Ich bin für mehr Wunder und Flausen im Kopf. Für mehr Brause im Herzen und Musik in den Ohren. Führ mehr frei sein und mehr leben.

Ich stelle oft Bilder gegenüber. Früher habe ich das gemacht, um zu sehen, wie viel ich schon abgenommen habe. Denn nur auf Bildern sieht man den wirklichen Unterschied. Die Waage brauchen wir absolut nicht. Mittlerweile stelle ich die Bilder gegenüber, die deutlich zeigen, dass ich wieder zugenommen habe. Ob ich mittlerweile wieder meine „Ausgangsgewicht“ habe, das ich damals hatte, bevor ich so drastisch 16 kg abgenommen habe? Ich weiß es nicht. Es kann gut sein. Vielleicht 2-3 kg weniger. Aber letztendlich spielt das auch gar keine Rolle. Ich wiege mich nun schon seit Monaten nicht. (Leider werde ich nicht ganz drum herum kommen, da ich in 2 Wochen einen kleinen Eingriff und somit eine Vollnarkose habe, bei dem es wichtig ist, das exakte Gewicht anzugeben.) Und das ist auch gut so. Ich brauche keine Waage, um zu wissen, dass ich zugenommen habe. Ich brauche auch diese Vergleichsbilder nicht. Man merkt das ja. An den Klamotten. Ich glaube, mir passen insgesamt nur noch 2-3 Hosen aus meinem Kleiderschrank. Ja, das ist manchmal deprimierend. Manchmal würde ich mich gerne heulend auf’s Sofa legen und die nächste Crash-Diät starten.
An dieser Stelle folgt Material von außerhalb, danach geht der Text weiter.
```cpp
extern "C" int mis_find_homography(MisContext* ctx, const float* src, const float* dst, int n, double thresh, int max_iters, double confidence,
                                   double H[9], uint8_t* mask, int* ok) {
    if (!ctx) return MIS_E_INVALID;
    MIS_CHECK(ctx, src && dst && H && ok && n >= 0, MIS_E_INVALID, "null argument");
    MIS_HIP(ctx, hipSetDevice(ctx->device));
    MatchWorkspace* ws = workspace(ctx);
    hipStream_t st = ctx->stream;
    MIS_HIP(ctx, hipStreamSynchronize(st));
    const size_t nn = (size_t)std::max(n, 1);
    Carver dc;
    const size_t o_src = dc.take(sizeof(float) * 2 * nn), o_dst = dc.take(sizeof(float) * 2 * nn), o_mask = dc.take(nn);
    MIS_HIP(ctx, ws->dev.reserve(dc.off));
    uint8_t* D = (uint8_t*)ws->dev.p;
    int rc;
    if ((rc = homo_batch_reserve(ctx, &ws->b1, 1, (long long)nn, max_iters)) != MIS_OK) return rc;
    if (n) {
        MIS_HIP(ctx, hipMemcpyAsync(D + o_src, src, sizeof(float) * 2 * n, hipMemcpyHostToDevice, st));
        MIS_HIP(ctx, hipMemcpyAsync(D + o_dst, dst, sizeof(float) * 2 * n, hipMemcpyHostToDevice, st));
    }
    HomoCall c;
    c.src = (const float*)(D + o_src); c.dst = (const float*)(D + o_dst); c.mask = D + o_mask; c.pt_off = 0; c.n = n; c.active = 1;
    MIS_HIP(ctx, hipMemcpyAsync(ws->b1.calls, &c, sizeof(c), hipMemcpyHostToDevice, st));
    MIS_HIP(ctx, hipStreamSynchronize(st));
    if ((rc = homo_batch_run(ctx, &ws->b1, thresh, max_iters, confidence)) != MIS_OK) return rc;
    HomoResult r;
    MIS_HIP(ctx, hipMemcpyAsync(&r, ws->b1.results, sizeof(r), hipMemcpyDeviceToHost, st));
    if (mask && n) MIS_HIP(ctx, hipMemcpyAsync(mask, D + o_mask, n, hipMemcpyDeviceToHost, st));
    MIS_HIP(ctx, hipStreamSynchronize(st));
    *ok = r.ok;
    if (r.ok) memcpy(H, r.H, sizeof(r.H)); else memset(H, 0, sizeof(r.H));
    return MIS_OK;
}

static int biggest_component(const double* conf, int n, float conf_threshold, int* indices, int* n_indices) {
    std::vector<int> parent(n), rank_(n, 0), size(n, 1);
    for (int i = 0; i < n; i++) parent[i] = i;
    auto find = [&](int elem) {
        int set = elem;
        while (set != parent[set]) set = parent[set];
        while (elem != parent[elem]) { int next = parent[elem]; parent[elem] = set; elem = next; }
        return set;
    };
    for (int i = 0; i < n; i++)
        for (int j = 0; j < n; j++) {
            if (conf[(size_t)i * n + j] < conf_threshold) continue;
            int c1 = find(i), c2 = find(j);
            if (c1 == c2) continue;
            if (rank_[c1] < rank_[c2]) { parent[c1] = c2; size[c2] += size[c1]; }
            else if (rank_[c2] < rank_[c1]) { parent[c2] = c1; size[c1] += size[c2]; }
            else { parent[c1] = c2; rank_[c2]++; size[c2] += size[c1]; }
        }
    int max_comp = (int)(std::max_element(size.begin(), size.end()) - size.begin());
    int k = 0;
    for (int i = 0; i < n; i++) if (find(i) == max_comp) indices[k++] = i;
    *n_indices = k;
    return MIS_OK;
}
// ... 13 lines not shown
```

image_stitching_amd/csrc/orb.hip:

```cpp
#include "common.h"
#include "dev_math.h"
#include <algorithm>
#include <cmath>
#include <mutex>
#include <unordered_map>

#define ORB_MAX_LEVELS 16
#define ORB_BORDER 32

namespace {
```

Ich habe mir damals mein Essverhalten ziemlich kaputt gemacht. Und ich muss sagen, dass ich heute – fast 3 Jahre später – leider immer noch damit kämpfe. Mein Gedanken kreisen noch viel zu oft um das Thema Essen. Aber es ist eben noch kein Meister vom Himmel gefallen. Und auch wenn es hart ist und ein steiniger Weg – man muss anfangen diesen zu beschreiten, dann wird es irgendwann besser werden.

Dabei geht es mir noch nicht mal hauptsächlich darum mit einem „normalen“ Essverhalten wieder 10 kg abzunehmen. Es wäre gelogen, wenn ich sagen würde, ich möchte nicht gerne wieder etwas weniger Speck auf den Hüften haben. Viel wichtiger ist mir einfach, dass man aus der aktuellen Situation, dem JETZT, einfach immer das Beste macht.
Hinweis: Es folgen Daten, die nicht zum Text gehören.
diff --git a/gyeeta_amd/csrc/gys_kernels.hpp b/gyeeta_amd/csrc/gys_kernels.hpp
--- a/gyeeta_amd/csrc/gys_kernels.hpp
+++ b/gyeeta_amd/csrc/gys_kernels.hpp
@@ -765,6 +765,67 @@
 };
 
 #define GYS_HOST_TBL_EMPTY 0xFFFFFFFFFFFFFFFFull
+#ifndef GYS_ONE_PROBE
+#define GYS_ONE_PROBE 1
+#endif
+#define GYS_PROBE_WIN (GYS_ONE_PROBE ? 4u : 2u)
+#define GYS_HOST_ONE_FLAG 0x80000000u
+#ifndef GYS_PROBE_STAGED
+#define GYS_PROBE_STAGED 1
+#endif
+#define GYS_HOST_TBL_ONE_MAX 2048u
+#define GYS_HOST_TBL_SEEDS 1024u
+
+__host__ __device__ __forceinline__ uint32_t host_tbl_seed(uint32_t i) { return i ? (((i * 0x9E37u + 0x3Bu) & 0xFFFFFFu) | 1u) : 0u; }
+
+inline uint32_t host_tbl_place(const uint64_t *ents, uint32_t n, uint32_t cap, uint64_t *out, uint32_t *work, uint32_t prev)
+{
+	const uint32_t mask = cap - 1u;
+	if (n >= cap) return 0u;
+	uint32_t *const cnt = work, *const first = work + cap, *const base = work + 2u * cap, *const ord = work + 3u * cap;
+	for (uint32_t t = 0; t <= GYS_HOST_TBL_SEEDS; ++t) {
+		const uint32_t seed = t == 0 ? (prev & 0xFFFFFFu) : host_tbl_seed(t - 1u);
+		if (t > 0 && seed == (prev & 0xFFFFFFu)) continue;
+		for (uint32_t s = 0; s < cap; ++s) cnt[s] = 0;
+		for (uint32_t i = 0; i < n; ++i) {
+			base[i] = host_tbl_slot(host_tbl_hash(ents[i] >> 16), mask, seed);
+			cnt[base[i]]++;
+		}
+		uint32_t back = 0, s0 = cap;
+		for (uint32_t lap = 0; lap < 2u && s0 == cap; ++lap)
+			for (uint32_t s = 0; s < cap; ++s) {
+				back += cnt[s];
+				if (lap == 1u && back == 0u) {
+					s0 = s;
+					break;
+				}
+				if (back) back--;
+			}
+		if (s0 == cap) continue;
+		uint32_t acc = 0;
+		for (uint32_t j = 1; j <= cap; ++j) {
+			const uint32_t s = (s0 + j) & mask;
+			first[s] = acc;
+			acc += cnt[s];
+		}
+		for (uint32_t i = 0; i < n; ++i) ord[first[base[i]]++] = i;
+		bool fits = true;
+		uint32_t placed = 0, avail = 0;
+		for (uint32_t j = 1; j <= cap && fits; ++j) {
+			const uint32_t s = (s0 + j) & mask;
+			avail += cnt[s];
+			if (placed < avail) {
+				const uint32_t i = ord[placed++];
+				fits = ((s - base[i]) & mask) < GYS_PROBE_WIN;
+				out[s] = ents[i];
+			} else {
+				out[s] = GYS_HOST_TBL_EMPTY;
+			}
+		}
+		if (fits) return seed | GYS_HOST_ONE_FLAG;
+	}
+	return 0u;
+}
 #define GYS_EV_DROPPED 0xFFFFFFFFu
 #define GYS_HOST_THREADS 1024
 #define GYS_RESP_THREADS(TPT) (((TPT) == 12 || (TPT) == 32) ? 512 : 1024)
@@ -809,7 +870,7 @@
 
 __host__ __device__ __forceinline__ size_t resp_host_lds_bytes(uint32_t tbl_entries, uint32_t key_entries, uint32_t tile)
 {
-	return ((size_t)tbl_entries + 2u) * 8u + (size_t)key_entries * 24u + ((size_t)tile + 2u) * 6u;
+	return ((size_t)tbl_entries + GYS_PROBE_WIN) * 8u + (size_t)key_entries * 24u + ((size_t)tile + 2u) * 6u;
 }
 
 #ifndef GYS_RESP_DBG
@@ -887,7 +948,7 @@
 	if (GYS_BUCKET_LUT && !SPILL) resp_bucket_lut_init(s_bk, threadIdx.x, T);
 	const uint32_t Lc = p.lds_key_entries;
 	uint64_t *s_tbl = s_dyn;
-	uint64_t *s_dst = s_dyn + p.lds_tbl_entries + 2u;
+	uint64_t *s_dst = s_dyn + p.lds_tbl_entries + GYS_PROBE_WIN;
 	uint32_t *s_cur = (uint32_t *)(s_dst + Lc);
 	uint32_t *s_slot = s_cur + Lc;
 	uint32_t *s_ts2 = s_slot + Lc;
@@ -905,6 +966,10 @@
 	if (SPILL && p.host_spill[seg.host_slot] != p.spill_stamp) return;
 	const HostDesc hd = p.hdesc[seg.reserved ? seg.reserved - 1u : seg.host_slot];
 	const uint32_t mask = hd.mask, L = hd.nlst;
+	constexpr bool WIN4 = GYS_ONE_PROBE && MODE == 0;
+	constexpr uint32_t PWIN = WIN4 ? 4u : 2u;
+	const uint32_t slot_seed = GYS_ONE_PROBE ? hd.pad : 0u;
+	const bool one_probe = WIN4 && (hd.pad & GYS_HOST_ONE_FLAG) != 0u;
 	for (uint32_t i = tid; i <= mask; i += T) s_tbl[i] = p.htbl[hd.tbl_off + i];
 	for (uint32_t k = tid; k < L; k += T) {
 		const uint32_t slot = p.hlst[hd.lst_off + k];
@@ -921,7 +986,11 @@
 		s_floor[0] = SPILL ? 0u : 0xFFFFFFFFu;
 		s_floor[1] = 0xFFFFFFFFu;
 		s_gmax = INT32_MIN;
+#if GYS_ONE_PROBE
+		for (uint32_t i = 0; i + 1u < GYS_PROBE_WIN; ++i) s_tbl[mask + 1u + i] = p.htbl[hd.tbl_off + (i & mask)];
+#else
 		s_tbl[mask + 1u] = p.htbl[hd.tbl_off];
+#endif
 		s_val[TILE] = 0;
 		s_key[TILE] = 0;
 	}
@@ -1134,6 +1203,16 @@
 #endif
 			uint32_t tresp[4], local[4];
 			uint64_t ea[4], eb[4];
+#if GYS_ONE_PROBE
+			uint64_t ec[4], ed[4];
+			uint32_t hs[4];
+			auto probe_ld = [&](int u) {
+				ea[u] = s_tbl[hs[u]];
+				eb[u] = s_tbl[hs[u] + 1u];
+				ec[u] = WIN4 ? s_tbl[hs[u] + 2u] : GYS_HOST_TBL_EMPTY;
+				ed[u] = WIN4 ? s_tbl[hs[u] + 3u] : GYS_HOST_TBL_EMPTY;
+			};
+#endif
 			bool ok[4], more[4];
 #pragma unroll
 			for (int u = 0; u < 4; ++u) {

Vor 3 Jahren war es mir besonders wichtig schlank zu sein. Einen Sixpack-Ansatz zu haben. Größe 36 zu tragen. Möglichst fit und sportlich zu sein. Je dünner meine Beine wurden, desto schöner fand ich das. Meine Mama hat immer gesagt, dass wir Frauen in der Familie mit „Reiterhosen-Oberschenkeln“ bestückt sind. Dass wir quasi niemals schlanke Oberschenkel haben können. Pah! Von wegen! Da habe ich Dir und mir erstmal schön das Gegenteil bewiesen. Und was hab ich davon? Nichts.. Ich wollte immer mehr, immer schlanker sein. Ich hatte so eine falsche Selbstwahrnehmung. Hab viel zu wenig gegessen, viel zu viel Sport gemacht. Es war schon Routine. Ich dachte nicht weiter drüber nach. Es lief einfach so. Es war also unmöglich den Ausmaß zu sehen, den diese Routine langsam aber sicher annahm. Ich fand mich nicht schön. Ich fand mich auch nicht schlank. Ich fand mich viel zu dick. Es war grauenhaft. Ich redete mir Speck ein, wo einfach nur Haut war. Ein kurzer Ausflug in meine Vergangenheit.
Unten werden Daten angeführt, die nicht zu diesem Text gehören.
static int plan_convpool32(StagePlan *p, long long B, int Cin, int H, int W, const StageDevice &dev, const StageKnobs &kn) {
    *p = StagePlan{};
    if (B < 0 || H < 1 || W < 1 || (Cin != 16 && Cin != 32) || H * W > (Cin == 16 ? 640 : 512)) return PLAN_BAD_SHAPE;
    if (B == 0) return PLAN_OK;
    const int PIX = H * W;
    const size_t img_px = (size_t)r32_imgp(H, W);
    p->cin = Cin;
    if (PIX > (Cin == 16 ? 112 : 80)) {
        p->family = FAM_CP_WG;
        const int rc = plan_wg_group(p, B, PIX, Cin == 16 ? 640 : 512, dev, [&](int k) {
            return ((std::max<size_t>((k * img_px + 1) * r32_ps(Cin), (size_t)16 * ((k * PIX + 15) / 16) * 36) + 3) & ~(size_t)3) * sizeof(float); });
        p->wave_floats = (int)(p->lds / sizeof(float));
        return rc;
    }
    p->family = FAM_CP;
    const int PPn = ((H + 1) / 2) * ((W + 1) / 2);
    auto wave_floats = [&](int k) { return (size_t)(k * img_px + 1) * CP_PS; };
    auto lds_bytes = [&](int k) { return ((size_t)16 * ((k * PIX + 15) / 16) + (((size_t)k * PPn + 3) & ~(size_t)3) + 4 * wave_floats(k)) * sizeof(float); };
    int imgw = (16 * (Cin == 16 ? 7 : 5)) / PIX;
    while (imgw > 1 && lds_bytes(imgw) > 78 * 1024) --imgw;
    imgw = pick_leaves_per_wave(B, PIX, imgw);
    p->wave_floats = (int)wave_floats(imgw);
    return plan_waves(p, B, PIX, imgw, lds_bytes(imgw), dev, kn.wgs, kn.tail != 0 && Cin == 16);
}

static int plan_resstage32(StagePlan *p, long long B, int H, int W, const StageDevice &dev, const StageKnobs &kn) {
    *p = StagePlan{};
    if (B < 0 || H < 1 || W < 1 || H * W > 512) return PLAN_BAD_SHAPE;
    if (B == 0) return PLAN_OK;
    const int PIX = H * W;
    p->cin = 32;
    if (PIX > 80) {
        const size_t img_px = (size_t)r32_imgp(H, W);
        p->family = FAM_RS32_WG;
        return plan_wg_group(p, B, PIX, 512, dev, [&](int k) { return (128 + (k * img_px + 1) * r32_ps(32)) * sizeof(float); });
    }
    if (H == W && (H == 3 || H == 5) && (kn.pm == 1 || (kn.pm != 0 && stage32_pm_cheaper(B, H, W)))) {
        const long long tasks = (B + 15) / 16;
        p->family = FAM_RS32_PM; p->nt = PIX; p->waves = 4; p->imgw = 16; p->block = 256;
        p->lds = (128 + (size_t)(H == 3 ? 4 : 1) * PM_IMG_FLOATS(H)) * sizeof(float);
        p->grid = stage_grid(H == 3 ? (tasks + 3) / 4 : tasks, dev, p->lds, kn.wgs);
        return PLAN_OK;
    }
    p->family = FAM_RS32;
    int imgw, nt;
    r32_wave_plan(B, H, W, &imgw, &nt);
    return plan_waves(p, B, PIX, imgw, r32_wave_lds(H, W, imgw), dev, kn.wgs, false);
}

static StageKnobs stage_knobs(int entry) {
    auto env_int = [](const char *name, int unset) { const char *v = getenv(name); return v ? atoi(v) : unset; };
    static const int wgs[3] = {env_int("RP_STAGE16_WGS", 2), env_int("RP_CONVPOOL_WGS", 2), env_int("RP_STAGE32_WGS", 2)};
    static const int tail[3] = {env_int("RP_STAGE16_TAIL", 1), env_int("RP_CONVPOOL_TAIL", 1), 0};
    return StageKnobs{wgs[entry], tail[entry], entry == 2 ? env_int("RP_STAGE32_PM", -1) : -1};
}

extern "C" int rp_debug_stage_plan(int32_t entry, int32_t Cin, int64_t B, int32_t H, int32_t W, int32_t n_cu, int64_t lds_per_cu, int32_t wgs, int32_t tail,
                                   int32_t pm_force, int64_t *out) {
    StagePlan p{};
    const StageDevice dev{n_cu, (size_t)lds_per_cu};
    const StageKnobs kn{wgs, tail, pm_force};
    const int rc = entry == 0 ? plan_resstage16(&p, B, H, W, dev, kn) : entry == 1 ? plan_convpool32(&p, B, Cin, H, W, dev, kn) : plan_resstage32(&p, B, H, W, dev, kn);
    if (rc != PLAN_OK) p = StagePlan{};
    const int64_t f[10] = {p.family, p.nt, p.waves, p.cin, p.tail, p.imgw, p.wave_floats, (int64_t)p.lds, p.grid, p.block};
    std::copy(f, f + 10, out);
    return rc;
}
extern "C" int rp_debug_stage32_pm_pick(int64_t B, int32_t H, int32_t W) {
    StagePlan p;
    return plan_resstage32(&p, B, H, W, StageDevice{256, 160 * 1024}, StageKnobs{2, 0, -1}) == PLAN_OK && p.family == FAM_RS32_PM;
}
extern "C" int rp_debug_stage32_pm_swz(int32_t n) { return pm_swz(n); }

static int grid_for(long long waves) { return (int)((waves + WAVES_PER_BLOCK - 1) / WAVES_PER_BLOCK); }

static int allow_lds(rp_ctx *ctx, const void *fn, size_t lds, const char *what) {
    if (lds > ctx->lds_per_cu) return fail(ctx, RP_ERR_ARG, "%s: needs %zu bytes of LDS per workgroup, the device has %zu per CU", what, lds, ctx->lds_per_cu);
    if (lds <= 64 * 1024) return RP_OK;
    const hipError_t e = hipFuncSetAttribute(fn, hipFuncAttributeMaxDynamicSharedMemorySize, (int)lds);
    if (e != hipSuccess) return fail(ctx, RP_ERR_DEVICE, "%s: hipFuncSetAttribute(MaxDynamicSharedMemorySize = %zu) failed: %s", what, lds, hipGetErrorString(e));
    return RP_OK;
}

static int check_device_error(rp_ctx *ctx) {
    int e = 0;
    HIPCHK(ctx, hipMemcpyAsync(&e, ctx->d.error, sizeof(int), hipMemcpyDeviceToHost, ctx->stream));
    HIPCHK(ctx, hipStreamSynchronize(ctx->stream));
    if (e == 0) return RP_OK;
    (void)hipMemsetAsync(ctx->d.error, 0, sizeof(int), ctx->stream);
    static const char *names[] = {"", "node arena overflow (raise node_cap)", "legal-move arena overflow (raise edge_cap)",
                                  "transposition table full", "action is not a legal move of the (expanded) root", "search path broken",
                                  "finished-episode ring overflow", "replay buffer full (raise max_examples / max_sparse)",
                                  "visited-edge arena overflow (raise vis_cap)", "replay example index or sparse entry outside the packed arrays"};
    int code = (e == ERR_BAD_ACTION) ? RP_ERR_ASSERT : (e == ERR_PATH ? RP_ERR_STATE : (e == ERR_BAD_EXAMPLE ? RP_ERR_ARG : RP_ERR_CAPACITY));
    return fail(ctx, code, "device error %d: %s", e, e < 10 ? names[e] : "?");
}

static int build_plan(int lo, int n, std::vector<int> &llo, std::vector<int> &ln, std::vector<int> &sd, std::vector<int> &ss) {
    if (n <= 128) {
        llo.push_back(lo); ln.push_back(n);
        return (int)llo.size() - 1;
    }
    int n2 = n / 2;
    n2 -= n2 % 8;
    int a = build_plan(lo, n2, llo, ln, sd, ss);
    int b = build_plan(lo + n2, n - n2, llo, ln, sd, ss);
    sd.push_back(a); ss.push_back(b);
    return a;
}

extern "C" int rp_version(void) { return RP_ABI_VERSION; }

extern "C" const char *rp_last_error(const rp_ctx *ctx) { return ctx ? ctx->err.c_str() : g_create_error.c_str(); }

extern "C" int64_t rp_device_bytes(const rp_ctx *ctx) { return ctx ? ctx->bytes : 0; }

extern "C" void rp_destroy(rp_ctx *ctx) {
    if (!ctx) return;
    (void)hipSetDevice(ctx->cfg.device);
    (void)hipStreamSynchronize(ctx->stream);
    for (void *p : ctx->allocs) (void)hipFree(p);
    delete ctx;
}

extern "C" int rp_create(const rp_config *cfg, rp_ctx **out) {
    if (!cfg || !out) return fail(nullptr, RP_ERR_ARG, "null argument");
    *out = nullptr;
    if (cfg->abi_version != RP_ABI_VERSION) return fail(nullptr, RP_ERR_ARG, "abi_version %d != %d", cfg->abi_version, RP_ABI_VERSION);
    if (cfg->W < 1 || cfg->W > 64 || cfg->H < 1 || cfg->H > 64 || cfg->N < 1 || cfg->N > 128)
        return fail(nullptr, RP_ERR_ARG, "limits: 1<=W<=64, 1<=H<=64, 1<=N<=128 (got %d %d %d)", cfg->W, cfg->H, cfg->N);
    if (cfg->games < 1 || cfg->sims < 0) return fail(nullptr, RP_ERR_ARG, "games >= 1 and sims >= 0 required");
    if (!(cfg->cpuct > 0.0)) return fail(nullptr, RP_ERR_ARG, "cpuct must be positive (got %g): the best unvisited move of a node is kept as the one with the largest prior, which is the PUCT winner among the unvisited moves only for cpuct > 0", cfg->cpuct);
    if ((int64_t)cfg->sims * (cfg->N + 1) >= (int64_t)NSA_MASK) return fail(nullptr, RP_ERR_ARG, "sims too large");
    int ndev = 0;
    if (hipGetDeviceCount(&ndev) != hipSuccess || ndev <= cfg->device)
        return fail(nullptr, RP_ERR_DEVICE, "no HIP device %d (found %d): the engine has no CPU fallback", cfg->device, ndev);
    rp_ctx *ctx = new rp_ctx();
    ctx->cfg = *cfg;
    ctx->bytes = 0;
    ctx->fin_popped = 0;
    ctx->pool_wh = nullptr; ctx->pool_area = nullptr; ctx->pool_max_h = nullptr; ctx->pool_cap = 0;
    ctx->meta_id = nullptr; ctx->meta_bl = nullptr; ctx->meta_has = nullptr; ctx->meta_cap = 0;
    ctx->stream = (hipStream_t)cfg->stream;
    hipError_t e = hipSetDevice(cfg->device);
    if (e != hipSuccess) { delete ctx; return fail(nullptr, RP_ERR_DEVICE, "hipSetDevice: %s", hipGetErrorString(e)); }
    {
        hipDeviceProp_t prop;
        if (hipGetDeviceProperties(&prop, cfg->device) == hipSuccess) {
            if (prop.multiProcessorCount > 0) ctx->n_cu = prop.multiProcessorCount;
            size_t lds = strstr(prop.gcnArchName, "gfx950") ? (size_t)160 * 1024 : (size_t)64 * 1024;
            if (prop.maxSharedMemoryPerMultiProcessor > lds) lds = prop.maxSharedMemoryPerMultiProcessor;
            ctx->lds_per_cu = lds;
        }
// ... 405 lines not shown
        if (t_lds) hipLaunchKernelGGL((k_leaf_stem<u32, true>), dim3(grid), dim3(64 * WAVES_PER_BLOCK), t_bytes, ctx->stream, d, out_dev, out_relu_dev, (long long)capacity_rows, (int)(channels_last != 0));
        else hipLaunchKernelGGL((k_leaf_stem<u32, false>), dim3(grid), dim3(64 * WAVES_PER_BLOCK), 0, ctx->stream, d, out_dev, out_relu_dev, (long long)capacity_rows, (int)(channels_last != 0));
    }
    HIPCHK(ctx, hipGetLastError());
    return RP_OK;
}

extern "C" int rp_nn_bias_relu(rp_ctx *ctx, float *x_dev, const float *bias_dev, int64_t B, int32_t C, int32_t HW) {
    if (!ctx || !x_dev || !bias_dev || B < 0 || C < 1 || HW < 1) return fail(ctx, RP_ERR_ARG, "rp_nn_bias_relu: bad argument");
    long long n = (long long)B * C * HW;
    if (n % 4) return fail(ctx, RP_ERR_ARG, "rp_nn_bias_relu: element count must be a multiple of 4");
    if (n == 0) return RP_OK;
    hipLaunchKernelGGL(k_nn_bias_relu, dim3((unsigned)((n / 4 + 255) / 256)), dim3(256), 0, ctx->stream, x_dev, bias_dev, n / 4, (int)C, (int)HW);
    HIPCHK(ctx, hipGetLastError());
    return RP_OK;
}

extern "C" int rp_nn_bias_residual(rp_ctx *ctx, const float *x_dev, const float *bias_dev, const float *res_dev, float *out_dev, float *out_relu_dev,
                                   int64_t B, int32_t C, int32_t HW) {
    if (!ctx || !x_dev || !bias_dev || !res_dev || !out_dev || B < 0 || C < 1 || HW < 1) return fail(ctx, RP_ERR_ARG, "rp_nn_bias_residual: bad argument");
    long long n = (long long)B * C * HW;
    if (n % 4) return fail(ctx, RP_ERR_ARG, "rp_nn_bias_residual: element count must be a multiple of 4");
    if (n == 0) return RP_OK;
    hipLaunchKernelGGL(k_nn_bias_residual, dim3((unsigned)((n / 4 + 255) / 256)), dim3(256), 0, ctx->stream, x_dev, bias_dev, res_dev, out_dev, out_relu_dev,
                       n / 4, (int)C, (int)HW);
    HIPCHK(ctx, hipGetLastError());
    return RP_OK;
}

extern "C" int rp_nn_bias_pool(rp_ctx *ctx, const float *x_dev, const float *bias_dev, float *out_dev, float *out_relu_dev, int64_t B, int32_t C, int32_t H,
                               int32_t W, int32_t channels_last) {
    if (!ctx || !x_dev || !bias_dev || !out_dev || B < 0 || C < 1 || H < 1 || W < 1) return fail(ctx, RP_ERR_ARG, "rp_nn_bias_pool: bad argument");
    int Hp = (H + 1) / 2, Wp = (W + 1) / 2;
    long long n = (long long)B * C * Hp * Wp;
    if (n == 0) return RP_OK;
    if (channels_last && C % 4 == 0 && n / 4 < 0xFFFFFF00LL)
        hipLaunchKernelGGL(k_nn_bias_pool_nhwc4, dim3((unsigned)((n / 4 + 255) / 256)), dim3(256), 0, ctx->stream, (const float4 *)x_dev, (const float4 *)bias_dev,
                           (float4 *)out_dev, (float4 *)out_relu_dev, (unsigned)(n / 4), (unsigned)(C / 4), (int)H, (int)W, Hp, Wp);
    else if (channels_last)
        hipLaunchKernelGGL(k_nn_bias_pool_nhwc, dim3((unsigned)((n + 255) / 256)), dim3(256), 0, ctx->stream, x_dev, bias_dev, out_dev, out_relu_dev, n, (int)C,
                           (int)H, (int)W, Hp, Wp);
    else
        hipLaunchKernelGGL(k_nn_bias_pool, dim3((unsigned)((n + 255) / 256)), dim3(256), 0, ctx->stream, x_dev, bias_dev, out_dev, out_relu_dev, n, (int)C, (int)H,
                           (int)W, Hp, Wp);
    HIPCHK(ctx, hipGetLastError());
    return RP_OK;
}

Heute, mit 26 Jahren, weiß ich, dass es soooo viel Wichtigeres gibt, als schlank zu sein. Natürlich ist es nicht gesund, wenn man stark übergewichtig ist. Darauf will ich gar nicht hinaus. Und das bin ich natürlich auch nicht. Ich weiß, dass ich für manche vielleicht die eine oder andere Speckfalte zu viel habe. Dass es für manche vielleicht nicht schön aussieht, wie ich mich „präsentiere“. Andere wiederum finden meine Speckfalten lächerlich, weil sie vielleicht nicht so groß sind wie andere.
However – jeder hat einen anderen Geschmack. Jeder bevorzugt eine andere Figur. Jeder sieht anders aus. Jeder denkt anders. Keiner kann immer alles und jeden toll finden. Wäre ja auch schlimm, wenn das so wäre. Manche denken vielleicht Häh? Du machst doch ziemlich viel Sport?! Müsstest Du nicht durchtrainierter sein?!“ So viel Sport mache ich gar nicht mehr. Also – nein! Ich bin nicht sichtbar durchtrainiert. Aber wisst ihr was? Ich bin fit! Ich habe eine mega geile Kondition. Schaffe beim Laufen eine Pace von der ich in meinen „schlanken Tagen“ nur geträumt habe. Ich habe Kraft. Ich habe Power. Ich habe Elan. Ich habe einen Willen. Ich bin glücklich. Ich lebe!!

Ich bin kein kleines Mädchen mehr, die sich vor Freundinnen beweisen muss. Die versucht das über ihre Figur zu tun. Die denkt, dass das das Wichtigste im Leben ist – gut auszusehen.

Ich bin eine Frau. Eine junge Frau. Ich habe ein Recht Kurven zu haben. Ich hätte aber auch das Recht schlank oder durchtrainiert zu sein. Es ist sowas von egal, wie ich aussehe. Es wäre auch egal, wenn ich schwarze Haare hätte. Das alles hat nämlich überhaupt nichts zu sagen. Ich würde heute nicht eine Sekunde zögern Menschen aus meinem Leben zu streichen, die oberflächlich sind oder meinen mich mit anderen Augen betrachten zu müssen, nur weil ich vielleicht nicht so schlank bin wie sie.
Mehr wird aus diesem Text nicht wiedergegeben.